Anne was vastly impressed with this, and informed Gilbert that she meant to make it an inflexible rule never, under any circumstances, to talk "baby talk" to her children. Gilbert agreed with her, and they made a solemn compact on the subject—a compact which Anne shamelessly violated the very first moment Little Jem was laid in her arms. "Oh, the darling itty wee sing!" she had exclaimed. And she had continued to violate it ever since. When Gilbert teased her she laughed Sir Oracle to scorn.
"He never had any children of his own, Gilbert—I am positive he hadn't or he would never have written such rubbish. You just can't help talking baby talk to a baby. It comes natural—and it's RIGHT. It would be inhuman to talk to those tiny, soft, velvety little creatures as we do to great big boys and girls. Babies want love and cuddling and all the sweet baby talk they can get, and Little Jem is going to have it, bless his dear itty heartums."
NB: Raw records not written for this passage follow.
# jianfch/stable-ts

Hardware: AMD Instinct MI355X
Metric: real-time factor (audio-sec/wall-sec) large-v3 word_timestamps=True (higher is better)
Workload: dtype f16; 1 GPU; large-v3 (random-init, weight recipe BENCH_WEIGHTS = the parity-pinned recipe of tests/test_gpu_f16_depth.py), 10 min synthetic 16 kHz audio per GPU, word_timestamps=True, beam_size=5, 112 decode steps/window, window-parallel batch 20, default regrouping inside the timed pass; mode=transcribe, windows_per_gpu=20, segments=125, words=1670, parallelism=dp1 (windows sharded, no data-path collective)

## Files before the change

### include/swx.h

```cpp
#ifndef SWX_H
#define SWX_H
#include <stdint.h>
#include <stddef.h>

#ifdef __cplusplus
extern "C" {
#endif

#define SWX_F32 0
#define SWX_F16 1

#define SWX_N_SAMPLES 480000
#define SWX_N_FRAMES 3000
#define SWX_N_FFT 400
#define SWX_HOP 160

typedef struct swx_dims {
    int32_t n_mels, n_audio_ctx, n_audio_state, n_audio_head, n_audio_layer;
    int32_t n_vocab, n_text_ctx, n_text_state, n_text_head, n_text_layer;
} swx_dims;

typedef struct swx_model swx_model;

const char *swx_strerror(int code);
// ... 131 lines not shown
int swx_flac_probe(const uint8_t *h_data, size_t n_bytes, swx_flac_info *info);
int64_t swx_flac_decode(const uint8_t *h_data, size_t n_bytes, int32_t *h_out, int64_t capacity_frames, swx_flac_info *info);

size_t swx_dtw_workspace_bytes(int W, int ld_n, int ld_m);
int swx_dtw(const float *d_x, int W, int ld_n, int ld_m, const int32_t *d_N, const int32_t *d_M,
            int32_t *d_text_idx, int32_t *d_time_idx, int32_t *d_len, void *d_trace_ws, void *stream);

int swx_prof_enable(int on);
int swx_debug_flags(int flags);
int swx_prof_collect(double *out, int n_classes);
int swx_graph_stats(const swx_model *m, int64_t *out);

int swx_test_gemm(int dtype, const void *d_a, int64_t lda, const void *d_w, const float *d_bias, const void *d_res,
                  void *d_c, int64_t ldc, int M, int N, int K, int epilogue, int force_kernel, void *stream);
int swx_test_gemm_plan(int M, int N, int K, int epilogue, int force_kernel, int flags);
int swx_test_dec_gemm(const void *d_a, int64_t lda, const void *d_w, const float *d_gamma, const float *d_beta,
                      const float *d_bias, void *d_c, int64_t ldc, void *d_x, void *d_kcache, void *d_vcache,
                      const int32_t *d_pos0, int n_ctx, int d, int M, int N, int K, int epilogue, void *d_scratch,
                      size_t scratch_bytes, void *stream);
int swx_test_layernorm(int dtype, const void *d_x, const float *d_g, const float *d_b, void *d_y, int rows, int d,
                       void *stream);
int swx_test_attention(int dtype, const void *d_q, int64_t ldq, const void *d_k, const void *d_v, int64_t ldkv,
                       void *d_o, int64_t ldo, int B, int H, int nq, int nk, int force_kernel, int vt_kp, void *stream);

int swx_test_gemm_layout(int dtype, const void *d_a, int64_t lda, const void *d_w, int64_t ldw, const float *d_bias, const void *d_res,
                         const float *d_resf, int res_mod, void *d_c, int64_t ldc, void *d_c2, void *d_p, int64_t p_bs, int p_nkpad,
                         int p_vcol0, int vt_s, int vt_kp, int64_t vt_bs, int vt_zero_pad, int M, int N, int K, int epilogue,
                         int force_kernel, void *stream);
int swx_test_xkv_pack(const void *d_k, const void *d_vt, void *d_packed, int B, int H, int nk, int ldk, int vt_kp, int64_t batch_stride,
                      void *stream);
// ... 56 lines not shown
```

### stable_ts_amd/_lib.py

```python
import ctypes
import os
from ctypes import POINTER, Structure, c_char_p, c_float, c_int, c_int32, c_int64, c_size_t, c_uint64, c_void_p

_HERE = os.path.dirname(os.path.abspath(__file__))
LIB_PATH = os.path.join(_HERE, "libswx.so")

SWX_F32 = 0
SWX_F16 = 1


class SwxError(RuntimeError):
    pass
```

"But you're the worst I ever heard, Anne," protested Gilbert, who, not being a mother but only a father, was not wholly convinced yet that Sir Oracle was wrong. "I never heard anything like the way you talk to that child."
"Very likely you never did. Go away—go away. Didn't I bring up three pairs of Hammond twins before I was eleven? You and Sir Oracle are nothing but cold-blooded theorists. Gilbert, JUST look at him! He's smiling at me—he knows what we're talking about. And oo dest agwees wif evy word muzzer says, don't oo, angel-lover?"
Gilbert put his arm about them. "Oh you mothers!" he said. "You mothers! God knew what He was about when He made you."
So Little Jem was talked to and loved and cuddled; and he throve as became a child of the house of dreams. Leslie was quite as foolish over him as Anne was. When their work was done and Gilbert was out of the way, they gave themselves over to shameless orgies of love-making and ecstasies of adoration, such as that in which Owen Ford had surprised them.